== WORK REQUEST ==
If a line of the data below holds the string "mark", copy it.

RECORD EXTRACTS Block Start

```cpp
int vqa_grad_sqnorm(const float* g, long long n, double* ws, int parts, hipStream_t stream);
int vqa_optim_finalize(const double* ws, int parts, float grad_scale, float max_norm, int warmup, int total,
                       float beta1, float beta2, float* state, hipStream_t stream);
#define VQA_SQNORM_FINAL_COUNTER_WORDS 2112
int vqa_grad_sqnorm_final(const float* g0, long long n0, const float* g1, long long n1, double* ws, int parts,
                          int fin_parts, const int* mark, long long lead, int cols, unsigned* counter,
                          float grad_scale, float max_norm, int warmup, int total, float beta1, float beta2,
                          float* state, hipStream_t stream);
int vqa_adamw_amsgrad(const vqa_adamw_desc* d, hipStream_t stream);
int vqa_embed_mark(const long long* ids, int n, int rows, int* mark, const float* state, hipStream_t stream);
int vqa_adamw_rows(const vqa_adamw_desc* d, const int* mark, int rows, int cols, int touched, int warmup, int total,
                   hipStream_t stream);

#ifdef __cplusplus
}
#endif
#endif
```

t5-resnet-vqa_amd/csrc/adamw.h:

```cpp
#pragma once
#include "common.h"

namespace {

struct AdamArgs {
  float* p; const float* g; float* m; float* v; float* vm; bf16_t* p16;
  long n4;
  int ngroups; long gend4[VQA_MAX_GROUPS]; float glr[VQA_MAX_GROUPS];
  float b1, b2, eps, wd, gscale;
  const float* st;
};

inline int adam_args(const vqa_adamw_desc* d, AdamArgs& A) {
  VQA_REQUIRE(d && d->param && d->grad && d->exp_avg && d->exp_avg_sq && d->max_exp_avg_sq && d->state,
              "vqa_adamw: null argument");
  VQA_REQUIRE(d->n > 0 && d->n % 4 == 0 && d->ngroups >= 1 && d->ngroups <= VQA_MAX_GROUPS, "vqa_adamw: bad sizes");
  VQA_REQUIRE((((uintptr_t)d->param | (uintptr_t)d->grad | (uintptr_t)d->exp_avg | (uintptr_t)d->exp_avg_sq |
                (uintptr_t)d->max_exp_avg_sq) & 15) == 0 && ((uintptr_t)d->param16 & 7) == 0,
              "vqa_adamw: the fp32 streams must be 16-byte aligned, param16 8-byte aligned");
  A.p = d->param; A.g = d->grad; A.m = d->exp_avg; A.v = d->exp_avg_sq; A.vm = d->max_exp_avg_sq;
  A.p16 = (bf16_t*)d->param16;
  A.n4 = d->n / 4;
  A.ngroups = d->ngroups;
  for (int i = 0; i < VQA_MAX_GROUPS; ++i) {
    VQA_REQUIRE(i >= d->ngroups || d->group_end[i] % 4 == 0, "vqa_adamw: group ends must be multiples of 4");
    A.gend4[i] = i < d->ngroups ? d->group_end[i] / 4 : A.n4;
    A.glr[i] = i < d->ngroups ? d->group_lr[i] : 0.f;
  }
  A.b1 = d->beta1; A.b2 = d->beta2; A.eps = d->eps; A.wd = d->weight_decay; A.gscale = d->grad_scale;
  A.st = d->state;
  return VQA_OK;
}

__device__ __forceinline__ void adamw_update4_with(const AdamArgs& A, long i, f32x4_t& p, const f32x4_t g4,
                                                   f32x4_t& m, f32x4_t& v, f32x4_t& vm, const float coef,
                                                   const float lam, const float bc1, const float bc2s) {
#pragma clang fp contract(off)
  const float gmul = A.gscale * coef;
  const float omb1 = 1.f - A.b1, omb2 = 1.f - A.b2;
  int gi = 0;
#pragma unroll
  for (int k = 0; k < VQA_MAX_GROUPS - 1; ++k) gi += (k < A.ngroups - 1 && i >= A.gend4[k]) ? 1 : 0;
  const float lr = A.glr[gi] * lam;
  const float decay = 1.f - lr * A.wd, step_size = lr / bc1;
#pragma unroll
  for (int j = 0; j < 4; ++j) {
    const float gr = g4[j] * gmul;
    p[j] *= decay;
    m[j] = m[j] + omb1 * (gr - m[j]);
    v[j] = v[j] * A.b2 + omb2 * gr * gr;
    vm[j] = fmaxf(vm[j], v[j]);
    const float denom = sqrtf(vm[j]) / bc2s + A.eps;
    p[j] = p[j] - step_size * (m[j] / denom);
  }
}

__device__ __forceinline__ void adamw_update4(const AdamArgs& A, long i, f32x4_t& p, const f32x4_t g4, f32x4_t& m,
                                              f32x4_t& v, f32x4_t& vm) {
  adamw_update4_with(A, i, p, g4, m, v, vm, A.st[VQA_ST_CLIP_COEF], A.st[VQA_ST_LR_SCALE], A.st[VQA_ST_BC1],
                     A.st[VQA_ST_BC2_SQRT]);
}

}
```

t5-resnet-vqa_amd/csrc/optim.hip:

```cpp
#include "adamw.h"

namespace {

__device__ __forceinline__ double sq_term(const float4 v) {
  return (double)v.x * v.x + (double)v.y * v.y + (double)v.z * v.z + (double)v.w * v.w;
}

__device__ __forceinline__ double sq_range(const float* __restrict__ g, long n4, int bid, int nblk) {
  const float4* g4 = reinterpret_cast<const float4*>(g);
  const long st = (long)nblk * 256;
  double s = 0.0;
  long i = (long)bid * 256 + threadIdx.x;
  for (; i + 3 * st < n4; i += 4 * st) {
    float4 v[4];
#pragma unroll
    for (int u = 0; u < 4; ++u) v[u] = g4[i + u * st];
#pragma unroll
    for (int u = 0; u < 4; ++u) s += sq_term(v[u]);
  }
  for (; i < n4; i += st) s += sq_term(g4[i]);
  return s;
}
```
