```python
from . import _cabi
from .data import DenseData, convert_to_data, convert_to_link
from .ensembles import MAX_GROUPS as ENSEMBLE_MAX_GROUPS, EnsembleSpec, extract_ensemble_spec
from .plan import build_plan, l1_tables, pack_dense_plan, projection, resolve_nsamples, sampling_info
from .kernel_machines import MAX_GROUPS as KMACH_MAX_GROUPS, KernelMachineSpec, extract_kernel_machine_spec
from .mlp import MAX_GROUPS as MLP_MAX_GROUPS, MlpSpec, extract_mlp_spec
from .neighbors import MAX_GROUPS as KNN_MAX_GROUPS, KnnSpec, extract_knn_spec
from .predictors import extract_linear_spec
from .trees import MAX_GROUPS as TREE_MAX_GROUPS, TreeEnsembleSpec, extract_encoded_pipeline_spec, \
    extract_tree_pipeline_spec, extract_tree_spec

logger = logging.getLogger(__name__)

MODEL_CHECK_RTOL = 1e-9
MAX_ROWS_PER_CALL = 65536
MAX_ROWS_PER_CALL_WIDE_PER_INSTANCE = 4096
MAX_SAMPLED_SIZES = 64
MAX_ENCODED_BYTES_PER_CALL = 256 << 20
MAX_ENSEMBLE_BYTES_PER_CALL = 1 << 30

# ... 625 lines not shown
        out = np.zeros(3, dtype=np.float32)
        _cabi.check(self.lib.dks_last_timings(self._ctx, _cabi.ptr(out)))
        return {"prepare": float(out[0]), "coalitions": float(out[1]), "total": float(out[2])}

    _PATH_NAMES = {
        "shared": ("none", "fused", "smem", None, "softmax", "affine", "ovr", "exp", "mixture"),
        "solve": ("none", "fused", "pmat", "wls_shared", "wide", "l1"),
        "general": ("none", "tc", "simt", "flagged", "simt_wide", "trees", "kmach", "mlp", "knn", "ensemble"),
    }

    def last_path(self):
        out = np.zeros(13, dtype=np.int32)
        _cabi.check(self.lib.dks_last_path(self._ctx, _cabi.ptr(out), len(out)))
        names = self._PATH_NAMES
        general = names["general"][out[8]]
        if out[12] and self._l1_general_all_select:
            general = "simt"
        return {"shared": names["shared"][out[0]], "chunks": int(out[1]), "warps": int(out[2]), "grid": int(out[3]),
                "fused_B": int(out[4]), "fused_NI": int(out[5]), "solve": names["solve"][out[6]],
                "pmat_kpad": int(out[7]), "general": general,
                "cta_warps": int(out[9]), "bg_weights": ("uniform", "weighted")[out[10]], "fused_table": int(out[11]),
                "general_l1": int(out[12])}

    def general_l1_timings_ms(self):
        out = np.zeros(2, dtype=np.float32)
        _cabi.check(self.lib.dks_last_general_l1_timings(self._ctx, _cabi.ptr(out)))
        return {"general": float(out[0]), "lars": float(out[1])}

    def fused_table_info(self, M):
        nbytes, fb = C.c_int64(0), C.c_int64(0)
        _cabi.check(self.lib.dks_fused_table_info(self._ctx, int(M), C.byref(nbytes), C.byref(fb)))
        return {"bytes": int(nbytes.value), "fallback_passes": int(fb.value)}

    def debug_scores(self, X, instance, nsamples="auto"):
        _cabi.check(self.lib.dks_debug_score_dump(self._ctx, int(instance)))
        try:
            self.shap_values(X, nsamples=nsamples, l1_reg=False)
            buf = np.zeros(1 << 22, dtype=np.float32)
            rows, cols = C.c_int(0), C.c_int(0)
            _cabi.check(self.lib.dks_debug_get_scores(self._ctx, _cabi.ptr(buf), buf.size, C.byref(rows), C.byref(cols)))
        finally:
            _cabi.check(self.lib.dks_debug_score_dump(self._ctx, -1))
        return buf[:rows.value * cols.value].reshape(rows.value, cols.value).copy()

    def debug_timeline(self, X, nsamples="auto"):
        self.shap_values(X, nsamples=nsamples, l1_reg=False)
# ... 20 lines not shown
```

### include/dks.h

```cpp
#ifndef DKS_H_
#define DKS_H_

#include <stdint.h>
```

RECORD EXTRACTS Block End

== OUTPUT ==
                          int fin_parts, const int* mark, long long lead, int cols, unsigned* counter,
int vqa_embed_mark(const long long* ids, int n, int rows, int* mark, const float* state, hipStream_t stream);
int vqa_adamw_rows(const vqa_adamw_desc* d, const int* mark, int rows, int cols, int touched, int warmup, int total,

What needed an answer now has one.